╔══

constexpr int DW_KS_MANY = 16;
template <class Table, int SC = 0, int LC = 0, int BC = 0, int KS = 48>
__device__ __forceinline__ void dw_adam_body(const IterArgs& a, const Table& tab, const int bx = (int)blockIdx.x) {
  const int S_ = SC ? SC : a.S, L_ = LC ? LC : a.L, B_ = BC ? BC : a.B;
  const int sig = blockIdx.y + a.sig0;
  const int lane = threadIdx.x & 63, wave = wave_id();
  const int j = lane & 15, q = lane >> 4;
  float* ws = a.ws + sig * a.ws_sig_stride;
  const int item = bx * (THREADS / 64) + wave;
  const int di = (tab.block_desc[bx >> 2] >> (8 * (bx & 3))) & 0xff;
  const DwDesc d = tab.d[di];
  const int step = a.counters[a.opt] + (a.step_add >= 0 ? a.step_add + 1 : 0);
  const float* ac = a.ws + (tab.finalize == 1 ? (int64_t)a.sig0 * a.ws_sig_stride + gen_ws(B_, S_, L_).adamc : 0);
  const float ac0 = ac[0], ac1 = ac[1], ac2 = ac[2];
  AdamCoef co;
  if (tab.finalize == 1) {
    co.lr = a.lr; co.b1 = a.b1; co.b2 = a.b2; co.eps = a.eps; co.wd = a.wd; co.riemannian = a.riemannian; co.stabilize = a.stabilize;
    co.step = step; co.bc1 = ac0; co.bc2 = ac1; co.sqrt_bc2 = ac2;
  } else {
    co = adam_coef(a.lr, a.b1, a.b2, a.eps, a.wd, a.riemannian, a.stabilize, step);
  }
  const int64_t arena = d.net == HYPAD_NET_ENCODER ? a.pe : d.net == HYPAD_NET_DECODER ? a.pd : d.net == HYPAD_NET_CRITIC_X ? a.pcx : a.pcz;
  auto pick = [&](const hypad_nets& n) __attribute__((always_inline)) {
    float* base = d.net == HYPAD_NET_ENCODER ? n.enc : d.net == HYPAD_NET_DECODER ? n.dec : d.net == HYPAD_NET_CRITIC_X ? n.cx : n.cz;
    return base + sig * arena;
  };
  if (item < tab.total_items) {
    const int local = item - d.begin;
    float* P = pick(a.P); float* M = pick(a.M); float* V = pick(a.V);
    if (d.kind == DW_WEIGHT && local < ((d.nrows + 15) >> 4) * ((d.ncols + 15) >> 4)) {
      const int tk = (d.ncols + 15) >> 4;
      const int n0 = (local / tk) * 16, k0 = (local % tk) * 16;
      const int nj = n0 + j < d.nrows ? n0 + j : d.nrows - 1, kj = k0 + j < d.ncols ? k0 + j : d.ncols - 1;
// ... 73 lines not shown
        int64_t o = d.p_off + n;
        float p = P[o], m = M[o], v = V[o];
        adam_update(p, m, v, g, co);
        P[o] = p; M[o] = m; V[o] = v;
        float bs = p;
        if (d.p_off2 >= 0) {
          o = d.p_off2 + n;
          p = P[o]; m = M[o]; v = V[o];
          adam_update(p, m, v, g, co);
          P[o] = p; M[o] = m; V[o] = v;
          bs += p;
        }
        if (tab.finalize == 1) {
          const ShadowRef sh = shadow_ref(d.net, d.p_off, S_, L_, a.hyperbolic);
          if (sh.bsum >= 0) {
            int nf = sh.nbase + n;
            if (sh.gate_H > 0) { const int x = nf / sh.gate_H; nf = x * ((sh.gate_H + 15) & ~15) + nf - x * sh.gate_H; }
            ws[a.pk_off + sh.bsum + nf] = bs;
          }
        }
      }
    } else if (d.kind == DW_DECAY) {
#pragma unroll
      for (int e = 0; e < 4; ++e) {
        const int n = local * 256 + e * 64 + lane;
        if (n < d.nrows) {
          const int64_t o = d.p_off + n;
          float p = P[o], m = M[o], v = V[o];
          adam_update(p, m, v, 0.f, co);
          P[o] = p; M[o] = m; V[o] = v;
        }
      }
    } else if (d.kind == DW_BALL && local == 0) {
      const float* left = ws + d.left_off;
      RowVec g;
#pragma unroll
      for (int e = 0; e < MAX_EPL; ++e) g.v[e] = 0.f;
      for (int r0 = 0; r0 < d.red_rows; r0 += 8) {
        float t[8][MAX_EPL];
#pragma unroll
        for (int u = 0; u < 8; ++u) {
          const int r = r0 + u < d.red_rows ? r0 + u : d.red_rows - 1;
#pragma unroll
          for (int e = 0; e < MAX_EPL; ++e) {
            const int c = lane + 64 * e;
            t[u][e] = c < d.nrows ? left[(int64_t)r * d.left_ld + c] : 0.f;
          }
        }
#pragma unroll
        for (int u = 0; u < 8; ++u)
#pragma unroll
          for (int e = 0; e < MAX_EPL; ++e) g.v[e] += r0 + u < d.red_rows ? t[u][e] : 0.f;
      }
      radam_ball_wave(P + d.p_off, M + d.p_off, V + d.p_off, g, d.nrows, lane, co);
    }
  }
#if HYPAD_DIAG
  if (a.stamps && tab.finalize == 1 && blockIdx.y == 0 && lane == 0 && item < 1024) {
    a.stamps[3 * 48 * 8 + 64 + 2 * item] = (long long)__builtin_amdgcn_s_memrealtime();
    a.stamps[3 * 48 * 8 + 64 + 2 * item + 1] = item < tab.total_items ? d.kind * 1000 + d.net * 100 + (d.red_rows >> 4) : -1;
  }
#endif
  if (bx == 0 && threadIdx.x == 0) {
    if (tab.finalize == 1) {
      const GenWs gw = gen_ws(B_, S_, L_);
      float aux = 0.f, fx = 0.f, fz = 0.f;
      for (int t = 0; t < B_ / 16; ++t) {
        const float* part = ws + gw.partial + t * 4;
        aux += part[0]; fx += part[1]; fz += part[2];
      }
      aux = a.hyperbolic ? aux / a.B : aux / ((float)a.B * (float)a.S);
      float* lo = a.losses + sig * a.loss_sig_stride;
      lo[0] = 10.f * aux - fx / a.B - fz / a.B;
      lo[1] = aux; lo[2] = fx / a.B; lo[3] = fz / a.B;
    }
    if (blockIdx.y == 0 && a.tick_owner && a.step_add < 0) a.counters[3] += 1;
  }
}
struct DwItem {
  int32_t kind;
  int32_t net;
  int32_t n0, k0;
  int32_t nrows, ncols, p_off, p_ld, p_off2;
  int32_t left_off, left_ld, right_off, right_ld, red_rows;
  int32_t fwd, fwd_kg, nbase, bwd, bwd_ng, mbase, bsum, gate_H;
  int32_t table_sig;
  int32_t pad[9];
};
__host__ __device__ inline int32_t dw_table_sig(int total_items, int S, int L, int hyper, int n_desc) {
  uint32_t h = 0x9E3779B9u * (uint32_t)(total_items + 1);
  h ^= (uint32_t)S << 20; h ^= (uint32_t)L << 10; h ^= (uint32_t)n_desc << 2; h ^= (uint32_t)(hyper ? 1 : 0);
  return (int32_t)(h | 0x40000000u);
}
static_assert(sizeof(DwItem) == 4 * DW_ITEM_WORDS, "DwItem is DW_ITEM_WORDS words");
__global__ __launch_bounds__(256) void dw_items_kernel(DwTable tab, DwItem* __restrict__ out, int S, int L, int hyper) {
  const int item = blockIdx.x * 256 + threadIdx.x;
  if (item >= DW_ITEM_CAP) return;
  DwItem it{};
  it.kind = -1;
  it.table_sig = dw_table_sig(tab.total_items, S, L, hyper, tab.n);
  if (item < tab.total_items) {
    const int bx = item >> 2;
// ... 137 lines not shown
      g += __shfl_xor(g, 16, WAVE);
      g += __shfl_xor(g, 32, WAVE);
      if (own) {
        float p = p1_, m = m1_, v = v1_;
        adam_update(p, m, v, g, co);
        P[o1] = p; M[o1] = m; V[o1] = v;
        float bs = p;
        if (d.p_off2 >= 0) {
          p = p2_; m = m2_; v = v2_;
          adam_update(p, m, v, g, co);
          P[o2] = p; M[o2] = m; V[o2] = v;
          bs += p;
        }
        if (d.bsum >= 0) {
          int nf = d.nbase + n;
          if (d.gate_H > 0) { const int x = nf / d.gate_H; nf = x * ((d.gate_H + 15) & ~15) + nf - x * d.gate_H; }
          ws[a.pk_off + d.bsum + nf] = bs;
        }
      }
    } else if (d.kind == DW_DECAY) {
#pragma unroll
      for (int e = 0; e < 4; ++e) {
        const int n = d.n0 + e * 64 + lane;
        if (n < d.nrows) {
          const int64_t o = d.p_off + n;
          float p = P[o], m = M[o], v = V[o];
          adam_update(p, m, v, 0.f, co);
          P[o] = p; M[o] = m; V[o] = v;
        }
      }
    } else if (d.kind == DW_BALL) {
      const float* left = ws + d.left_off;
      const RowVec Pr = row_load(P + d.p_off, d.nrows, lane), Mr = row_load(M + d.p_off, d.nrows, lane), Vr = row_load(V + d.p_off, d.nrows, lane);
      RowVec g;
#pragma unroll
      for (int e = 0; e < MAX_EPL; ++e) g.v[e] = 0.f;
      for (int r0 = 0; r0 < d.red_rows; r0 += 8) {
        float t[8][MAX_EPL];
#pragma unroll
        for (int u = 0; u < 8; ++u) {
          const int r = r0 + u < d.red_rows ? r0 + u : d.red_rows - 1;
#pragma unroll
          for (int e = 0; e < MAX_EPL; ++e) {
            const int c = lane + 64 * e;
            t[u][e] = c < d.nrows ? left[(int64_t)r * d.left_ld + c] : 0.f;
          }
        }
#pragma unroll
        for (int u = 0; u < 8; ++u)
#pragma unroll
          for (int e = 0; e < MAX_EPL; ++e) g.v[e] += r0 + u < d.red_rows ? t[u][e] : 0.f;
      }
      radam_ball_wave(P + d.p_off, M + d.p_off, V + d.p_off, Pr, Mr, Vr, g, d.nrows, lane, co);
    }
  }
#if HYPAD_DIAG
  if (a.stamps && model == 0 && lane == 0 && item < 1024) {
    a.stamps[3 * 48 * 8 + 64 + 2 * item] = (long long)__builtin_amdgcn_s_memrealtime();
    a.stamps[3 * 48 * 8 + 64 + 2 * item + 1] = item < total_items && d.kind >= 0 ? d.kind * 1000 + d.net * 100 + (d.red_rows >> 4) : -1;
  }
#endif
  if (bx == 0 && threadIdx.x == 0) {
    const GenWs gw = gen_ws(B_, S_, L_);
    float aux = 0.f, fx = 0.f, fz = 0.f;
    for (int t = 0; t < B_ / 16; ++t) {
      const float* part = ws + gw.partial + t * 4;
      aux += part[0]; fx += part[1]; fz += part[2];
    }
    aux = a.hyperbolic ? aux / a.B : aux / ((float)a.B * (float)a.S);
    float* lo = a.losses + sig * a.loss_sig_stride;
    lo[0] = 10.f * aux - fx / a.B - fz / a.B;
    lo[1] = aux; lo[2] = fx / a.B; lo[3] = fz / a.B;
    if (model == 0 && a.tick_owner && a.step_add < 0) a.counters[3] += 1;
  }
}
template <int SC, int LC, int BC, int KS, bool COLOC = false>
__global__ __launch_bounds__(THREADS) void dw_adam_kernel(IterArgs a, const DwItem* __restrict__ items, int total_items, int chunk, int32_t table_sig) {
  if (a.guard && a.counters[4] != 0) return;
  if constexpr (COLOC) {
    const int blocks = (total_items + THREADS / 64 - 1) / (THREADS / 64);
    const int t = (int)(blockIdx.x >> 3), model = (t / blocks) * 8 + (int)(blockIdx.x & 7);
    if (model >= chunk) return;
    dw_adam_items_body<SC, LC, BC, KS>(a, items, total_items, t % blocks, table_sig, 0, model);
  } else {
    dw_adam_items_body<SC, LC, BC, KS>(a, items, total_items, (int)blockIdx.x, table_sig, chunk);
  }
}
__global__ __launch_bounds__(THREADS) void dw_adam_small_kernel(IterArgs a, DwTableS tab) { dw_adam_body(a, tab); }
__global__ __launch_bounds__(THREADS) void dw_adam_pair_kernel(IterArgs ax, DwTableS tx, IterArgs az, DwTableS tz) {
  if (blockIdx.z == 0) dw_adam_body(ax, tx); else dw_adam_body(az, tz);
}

╚══
╔══

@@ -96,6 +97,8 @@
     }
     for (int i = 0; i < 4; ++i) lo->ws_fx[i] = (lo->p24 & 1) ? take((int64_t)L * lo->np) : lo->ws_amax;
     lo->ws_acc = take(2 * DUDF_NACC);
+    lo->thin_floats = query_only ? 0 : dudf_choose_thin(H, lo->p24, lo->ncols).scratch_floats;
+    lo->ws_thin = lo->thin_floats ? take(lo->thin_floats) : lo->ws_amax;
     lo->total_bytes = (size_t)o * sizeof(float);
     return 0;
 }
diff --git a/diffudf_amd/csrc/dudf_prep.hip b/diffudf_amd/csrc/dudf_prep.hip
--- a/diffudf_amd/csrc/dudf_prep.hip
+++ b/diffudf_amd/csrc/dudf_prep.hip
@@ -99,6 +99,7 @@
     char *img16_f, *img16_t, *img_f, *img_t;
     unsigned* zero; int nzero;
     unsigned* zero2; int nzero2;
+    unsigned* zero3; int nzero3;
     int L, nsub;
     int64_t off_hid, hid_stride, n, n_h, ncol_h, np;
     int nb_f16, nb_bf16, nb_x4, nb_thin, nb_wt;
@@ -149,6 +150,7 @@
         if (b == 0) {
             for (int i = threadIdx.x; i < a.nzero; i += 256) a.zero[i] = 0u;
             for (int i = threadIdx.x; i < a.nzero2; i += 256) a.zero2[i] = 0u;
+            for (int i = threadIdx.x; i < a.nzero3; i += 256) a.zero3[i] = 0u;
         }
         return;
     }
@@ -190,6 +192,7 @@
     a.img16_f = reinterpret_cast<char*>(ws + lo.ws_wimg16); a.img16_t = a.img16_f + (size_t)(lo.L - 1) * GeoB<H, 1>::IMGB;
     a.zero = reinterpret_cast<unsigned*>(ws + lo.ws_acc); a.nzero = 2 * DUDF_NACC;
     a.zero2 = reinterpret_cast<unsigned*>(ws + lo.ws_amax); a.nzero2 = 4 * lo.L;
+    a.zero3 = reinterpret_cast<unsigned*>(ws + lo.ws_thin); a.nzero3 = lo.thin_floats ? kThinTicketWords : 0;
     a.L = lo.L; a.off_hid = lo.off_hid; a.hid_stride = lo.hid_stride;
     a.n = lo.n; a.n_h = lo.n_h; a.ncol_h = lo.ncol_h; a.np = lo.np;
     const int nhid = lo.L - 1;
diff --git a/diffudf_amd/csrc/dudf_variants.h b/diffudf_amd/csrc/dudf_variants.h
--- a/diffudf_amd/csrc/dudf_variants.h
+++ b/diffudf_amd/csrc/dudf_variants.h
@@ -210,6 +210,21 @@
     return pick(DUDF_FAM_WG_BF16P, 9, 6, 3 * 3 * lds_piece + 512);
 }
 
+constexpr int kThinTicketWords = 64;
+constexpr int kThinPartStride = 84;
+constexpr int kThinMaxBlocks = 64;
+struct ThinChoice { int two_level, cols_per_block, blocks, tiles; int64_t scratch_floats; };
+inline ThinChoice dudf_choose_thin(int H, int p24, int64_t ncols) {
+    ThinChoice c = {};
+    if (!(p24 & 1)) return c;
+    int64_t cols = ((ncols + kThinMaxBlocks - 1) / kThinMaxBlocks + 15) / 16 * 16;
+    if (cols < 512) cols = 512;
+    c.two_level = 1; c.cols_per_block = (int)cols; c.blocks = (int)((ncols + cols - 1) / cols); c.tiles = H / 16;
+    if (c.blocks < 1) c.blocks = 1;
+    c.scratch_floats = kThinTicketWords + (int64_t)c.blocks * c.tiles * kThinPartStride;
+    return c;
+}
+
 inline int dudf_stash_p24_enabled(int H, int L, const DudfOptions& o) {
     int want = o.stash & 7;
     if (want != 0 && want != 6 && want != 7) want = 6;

╚══
╔══

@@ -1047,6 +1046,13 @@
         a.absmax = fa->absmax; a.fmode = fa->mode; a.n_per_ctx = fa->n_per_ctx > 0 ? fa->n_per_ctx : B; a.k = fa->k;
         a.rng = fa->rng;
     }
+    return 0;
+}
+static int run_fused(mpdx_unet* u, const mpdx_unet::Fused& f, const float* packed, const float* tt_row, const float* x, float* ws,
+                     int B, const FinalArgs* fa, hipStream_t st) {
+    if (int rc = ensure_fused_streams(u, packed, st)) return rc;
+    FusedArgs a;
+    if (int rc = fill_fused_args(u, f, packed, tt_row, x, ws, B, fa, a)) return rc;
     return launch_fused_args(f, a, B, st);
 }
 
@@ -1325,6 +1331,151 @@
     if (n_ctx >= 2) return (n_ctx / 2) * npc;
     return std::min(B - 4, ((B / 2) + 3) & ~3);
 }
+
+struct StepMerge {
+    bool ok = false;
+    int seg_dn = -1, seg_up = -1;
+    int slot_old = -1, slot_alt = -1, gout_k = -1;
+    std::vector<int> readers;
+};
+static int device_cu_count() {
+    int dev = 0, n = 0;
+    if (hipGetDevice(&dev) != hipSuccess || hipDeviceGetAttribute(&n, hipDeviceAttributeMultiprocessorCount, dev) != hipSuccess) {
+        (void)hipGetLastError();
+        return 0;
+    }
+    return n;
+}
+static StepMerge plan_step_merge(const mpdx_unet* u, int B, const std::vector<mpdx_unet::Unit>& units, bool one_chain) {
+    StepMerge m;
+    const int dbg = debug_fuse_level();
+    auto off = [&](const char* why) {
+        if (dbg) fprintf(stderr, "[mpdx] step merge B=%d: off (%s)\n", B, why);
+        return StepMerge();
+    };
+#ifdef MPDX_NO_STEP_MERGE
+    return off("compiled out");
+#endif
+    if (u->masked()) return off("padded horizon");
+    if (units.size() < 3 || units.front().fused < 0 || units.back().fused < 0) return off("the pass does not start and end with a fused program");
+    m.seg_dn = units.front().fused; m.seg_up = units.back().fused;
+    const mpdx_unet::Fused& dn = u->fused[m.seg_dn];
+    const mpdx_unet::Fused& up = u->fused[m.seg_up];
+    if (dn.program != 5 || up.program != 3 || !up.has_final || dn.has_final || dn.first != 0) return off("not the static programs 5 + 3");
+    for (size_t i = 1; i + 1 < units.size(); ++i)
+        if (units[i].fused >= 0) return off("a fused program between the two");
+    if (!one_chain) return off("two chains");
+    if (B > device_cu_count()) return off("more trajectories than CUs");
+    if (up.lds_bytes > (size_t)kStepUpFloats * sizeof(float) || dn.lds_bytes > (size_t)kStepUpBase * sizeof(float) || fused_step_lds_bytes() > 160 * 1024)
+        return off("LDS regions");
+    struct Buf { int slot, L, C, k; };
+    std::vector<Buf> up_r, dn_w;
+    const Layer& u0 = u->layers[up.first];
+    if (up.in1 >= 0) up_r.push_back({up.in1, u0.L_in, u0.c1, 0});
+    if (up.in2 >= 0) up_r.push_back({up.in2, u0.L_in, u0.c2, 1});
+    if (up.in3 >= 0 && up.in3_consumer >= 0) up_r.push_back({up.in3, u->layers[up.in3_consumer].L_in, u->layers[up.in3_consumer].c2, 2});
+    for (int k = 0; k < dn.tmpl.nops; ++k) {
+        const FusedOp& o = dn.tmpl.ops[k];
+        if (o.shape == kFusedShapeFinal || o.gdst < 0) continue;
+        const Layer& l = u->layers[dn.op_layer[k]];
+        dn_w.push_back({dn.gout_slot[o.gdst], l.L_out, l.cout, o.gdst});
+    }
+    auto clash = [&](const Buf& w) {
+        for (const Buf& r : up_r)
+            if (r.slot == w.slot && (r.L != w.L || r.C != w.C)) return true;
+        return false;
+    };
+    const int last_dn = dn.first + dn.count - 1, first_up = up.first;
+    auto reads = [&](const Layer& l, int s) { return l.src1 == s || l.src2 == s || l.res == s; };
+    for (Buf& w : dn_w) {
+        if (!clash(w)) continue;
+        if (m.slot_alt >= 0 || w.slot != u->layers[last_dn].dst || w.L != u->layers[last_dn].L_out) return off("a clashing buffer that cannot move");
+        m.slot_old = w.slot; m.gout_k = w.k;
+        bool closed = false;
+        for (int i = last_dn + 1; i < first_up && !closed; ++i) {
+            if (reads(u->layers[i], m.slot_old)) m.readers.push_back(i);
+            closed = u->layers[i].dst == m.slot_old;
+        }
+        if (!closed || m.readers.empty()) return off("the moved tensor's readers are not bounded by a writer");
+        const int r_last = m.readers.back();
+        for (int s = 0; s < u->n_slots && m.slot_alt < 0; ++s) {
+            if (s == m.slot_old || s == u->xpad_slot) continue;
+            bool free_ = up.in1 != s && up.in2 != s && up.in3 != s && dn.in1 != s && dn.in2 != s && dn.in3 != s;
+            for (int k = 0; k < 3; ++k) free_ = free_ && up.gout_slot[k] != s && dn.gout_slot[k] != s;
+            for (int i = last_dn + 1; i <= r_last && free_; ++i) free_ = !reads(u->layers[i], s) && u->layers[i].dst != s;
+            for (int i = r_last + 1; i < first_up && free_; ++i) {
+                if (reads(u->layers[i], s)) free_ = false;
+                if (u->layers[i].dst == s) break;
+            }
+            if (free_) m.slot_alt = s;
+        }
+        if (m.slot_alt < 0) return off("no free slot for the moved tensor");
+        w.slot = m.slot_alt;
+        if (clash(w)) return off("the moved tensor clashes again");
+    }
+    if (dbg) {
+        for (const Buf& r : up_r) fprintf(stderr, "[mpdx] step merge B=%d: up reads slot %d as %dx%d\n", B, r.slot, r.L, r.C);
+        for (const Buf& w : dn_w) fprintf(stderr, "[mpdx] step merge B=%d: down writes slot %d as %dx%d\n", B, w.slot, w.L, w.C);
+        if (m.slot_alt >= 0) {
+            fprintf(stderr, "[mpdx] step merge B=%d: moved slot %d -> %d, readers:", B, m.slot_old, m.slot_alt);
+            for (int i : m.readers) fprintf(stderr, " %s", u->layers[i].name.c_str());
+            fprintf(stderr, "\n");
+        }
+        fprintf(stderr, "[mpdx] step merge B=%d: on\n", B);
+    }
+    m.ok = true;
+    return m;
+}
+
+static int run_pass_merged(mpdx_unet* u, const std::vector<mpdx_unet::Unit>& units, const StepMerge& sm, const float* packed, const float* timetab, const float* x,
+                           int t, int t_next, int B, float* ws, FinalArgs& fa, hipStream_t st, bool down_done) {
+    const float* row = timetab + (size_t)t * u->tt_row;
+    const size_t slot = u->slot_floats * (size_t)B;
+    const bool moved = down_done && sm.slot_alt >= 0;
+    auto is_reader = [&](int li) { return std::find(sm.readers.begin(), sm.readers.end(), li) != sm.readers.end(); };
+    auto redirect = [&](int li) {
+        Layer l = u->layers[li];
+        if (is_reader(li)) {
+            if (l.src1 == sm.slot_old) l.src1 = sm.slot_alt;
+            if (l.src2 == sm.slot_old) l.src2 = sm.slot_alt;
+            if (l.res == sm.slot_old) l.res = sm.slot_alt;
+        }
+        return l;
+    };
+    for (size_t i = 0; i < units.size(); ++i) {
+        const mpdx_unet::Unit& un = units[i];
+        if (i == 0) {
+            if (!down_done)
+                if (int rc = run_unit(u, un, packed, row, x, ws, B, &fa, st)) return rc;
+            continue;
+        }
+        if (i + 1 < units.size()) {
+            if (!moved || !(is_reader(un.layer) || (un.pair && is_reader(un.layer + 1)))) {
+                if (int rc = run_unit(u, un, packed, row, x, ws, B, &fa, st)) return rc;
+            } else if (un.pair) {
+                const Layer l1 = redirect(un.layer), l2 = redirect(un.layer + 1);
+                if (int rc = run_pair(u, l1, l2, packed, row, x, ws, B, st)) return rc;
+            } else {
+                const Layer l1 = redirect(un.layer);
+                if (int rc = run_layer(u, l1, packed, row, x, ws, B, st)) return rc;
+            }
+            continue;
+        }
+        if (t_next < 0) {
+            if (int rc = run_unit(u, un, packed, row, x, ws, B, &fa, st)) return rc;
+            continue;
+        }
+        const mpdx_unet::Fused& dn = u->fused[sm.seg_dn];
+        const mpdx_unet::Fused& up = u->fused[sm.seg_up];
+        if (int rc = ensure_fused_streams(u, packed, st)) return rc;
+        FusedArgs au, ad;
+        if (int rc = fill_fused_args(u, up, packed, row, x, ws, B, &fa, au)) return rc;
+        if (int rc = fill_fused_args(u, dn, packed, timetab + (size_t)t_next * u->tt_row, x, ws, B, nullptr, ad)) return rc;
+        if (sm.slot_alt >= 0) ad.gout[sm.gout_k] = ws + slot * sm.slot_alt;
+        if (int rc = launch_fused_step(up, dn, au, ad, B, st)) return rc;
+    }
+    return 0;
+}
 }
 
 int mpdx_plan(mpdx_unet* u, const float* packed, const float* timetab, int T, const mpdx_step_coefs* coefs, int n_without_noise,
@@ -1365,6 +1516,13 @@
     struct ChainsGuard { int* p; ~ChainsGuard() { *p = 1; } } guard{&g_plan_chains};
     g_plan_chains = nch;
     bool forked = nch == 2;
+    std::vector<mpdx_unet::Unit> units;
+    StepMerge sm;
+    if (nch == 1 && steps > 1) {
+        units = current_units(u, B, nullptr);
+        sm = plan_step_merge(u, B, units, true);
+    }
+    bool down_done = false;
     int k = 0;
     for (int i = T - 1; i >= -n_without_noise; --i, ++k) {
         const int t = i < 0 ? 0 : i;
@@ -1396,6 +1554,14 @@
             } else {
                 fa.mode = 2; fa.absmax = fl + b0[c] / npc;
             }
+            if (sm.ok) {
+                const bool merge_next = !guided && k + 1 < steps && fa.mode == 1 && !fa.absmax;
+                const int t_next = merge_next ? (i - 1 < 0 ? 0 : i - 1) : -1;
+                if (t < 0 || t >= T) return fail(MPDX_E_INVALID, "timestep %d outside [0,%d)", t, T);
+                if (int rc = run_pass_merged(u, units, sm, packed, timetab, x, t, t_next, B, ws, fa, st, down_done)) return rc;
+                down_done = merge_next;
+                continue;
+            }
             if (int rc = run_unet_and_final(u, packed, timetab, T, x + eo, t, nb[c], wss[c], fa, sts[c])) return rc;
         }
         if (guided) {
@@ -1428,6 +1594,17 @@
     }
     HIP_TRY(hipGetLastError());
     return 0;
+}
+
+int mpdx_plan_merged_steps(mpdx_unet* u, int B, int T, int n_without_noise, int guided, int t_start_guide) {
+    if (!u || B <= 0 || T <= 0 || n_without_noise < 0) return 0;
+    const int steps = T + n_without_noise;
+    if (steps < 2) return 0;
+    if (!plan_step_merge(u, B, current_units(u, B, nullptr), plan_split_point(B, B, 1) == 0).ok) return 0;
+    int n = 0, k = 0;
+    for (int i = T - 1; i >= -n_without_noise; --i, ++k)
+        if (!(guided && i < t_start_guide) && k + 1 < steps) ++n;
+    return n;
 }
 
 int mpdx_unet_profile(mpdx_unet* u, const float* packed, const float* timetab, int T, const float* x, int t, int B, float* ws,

╚══

- [Aim of the task]: Here the output must be the lines above from the line with "constexpr int DW_KS_MANY = 16;" to the line with "float* P = pick(a.P);", both included, duplicated word for word and nothing else.

- [Solution]:
constexpr int DW_KS_MANY = 16;
template <class Table, int SC = 0, int LC = 0, int BC = 0, int KS = 48>
__device__ __forceinline__ void dw_adam_body(const IterArgs& a, const Table& tab, const int bx = (int)blockIdx.x) {
  const int S_ = SC ? SC : a.S, L_ = LC ? LC : a.L, B_ = BC ? BC : a.B;
  const int sig = blockIdx.y + a.sig0;
  const int lane = threadIdx.x & 63, wave = wave_id();
  const int j = lane & 15, q = lane >> 4;
  float* ws = a.ws + sig * a.ws_sig_stride;
  const int item = bx * (THREADS / 64) + wave;
  const int di = (tab.block_desc[bx >> 2] >> (8 * (bx & 3))) & 0xff;
  const DwDesc d = tab.d[di];
  const int step = a.counters[a.opt] + (a.step_add >= 0 ? a.step_add + 1 : 0);
  const float* ac = a.ws + (tab.finalize == 1 ? (int64_t)a.sig0 * a.ws_sig_stride + gen_ws(B_, S_, L_).adamc : 0);
  const float ac0 = ac[0], ac1 = ac[1], ac2 = ac[2];
  AdamCoef co;
  if (tab.finalize == 1) {
    co.lr = a.lr; co.b1 = a.b1; co.b2 = a.b2; co.eps = a.eps; co.wd = a.wd; co.riemannian = a.riemannian; co.stabilize = a.stabilize;
    co.step = step; co.bc1 = ac0; co.bc2 = ac1; co.sqrt_bc2 = ac2;
  } else {
    co = adam_coef(a.lr, a.b1, a.b2, a.eps, a.wd, a.riemannian, a.stabilize, step);
  }
  const int64_t arena = d.net == HYPAD_NET_ENCODER ? a.pe : d.net == HYPAD_NET_DECODER ? a.pd : d.net == HYPAD_NET_CRITIC_X ? a.pcx : a.pcz;
  auto pick = [&](const hypad_nets& n) __attribute__((always_inline)) {
    float* base = d.net == HYPAD_NET_ENCODER ? n.enc : d.net == HYPAD_NET_DECODER ? n.dec : d.net == HYPAD_NET_CRITIC_X ? n.cx : n.cz;
    return base + sig * arena;
  };
  if (item < tab.total_items) {
    const int local = item - d.begin;
    float* P = pick(a.P); float* M = pick(a.M); float* V = pick(a.V);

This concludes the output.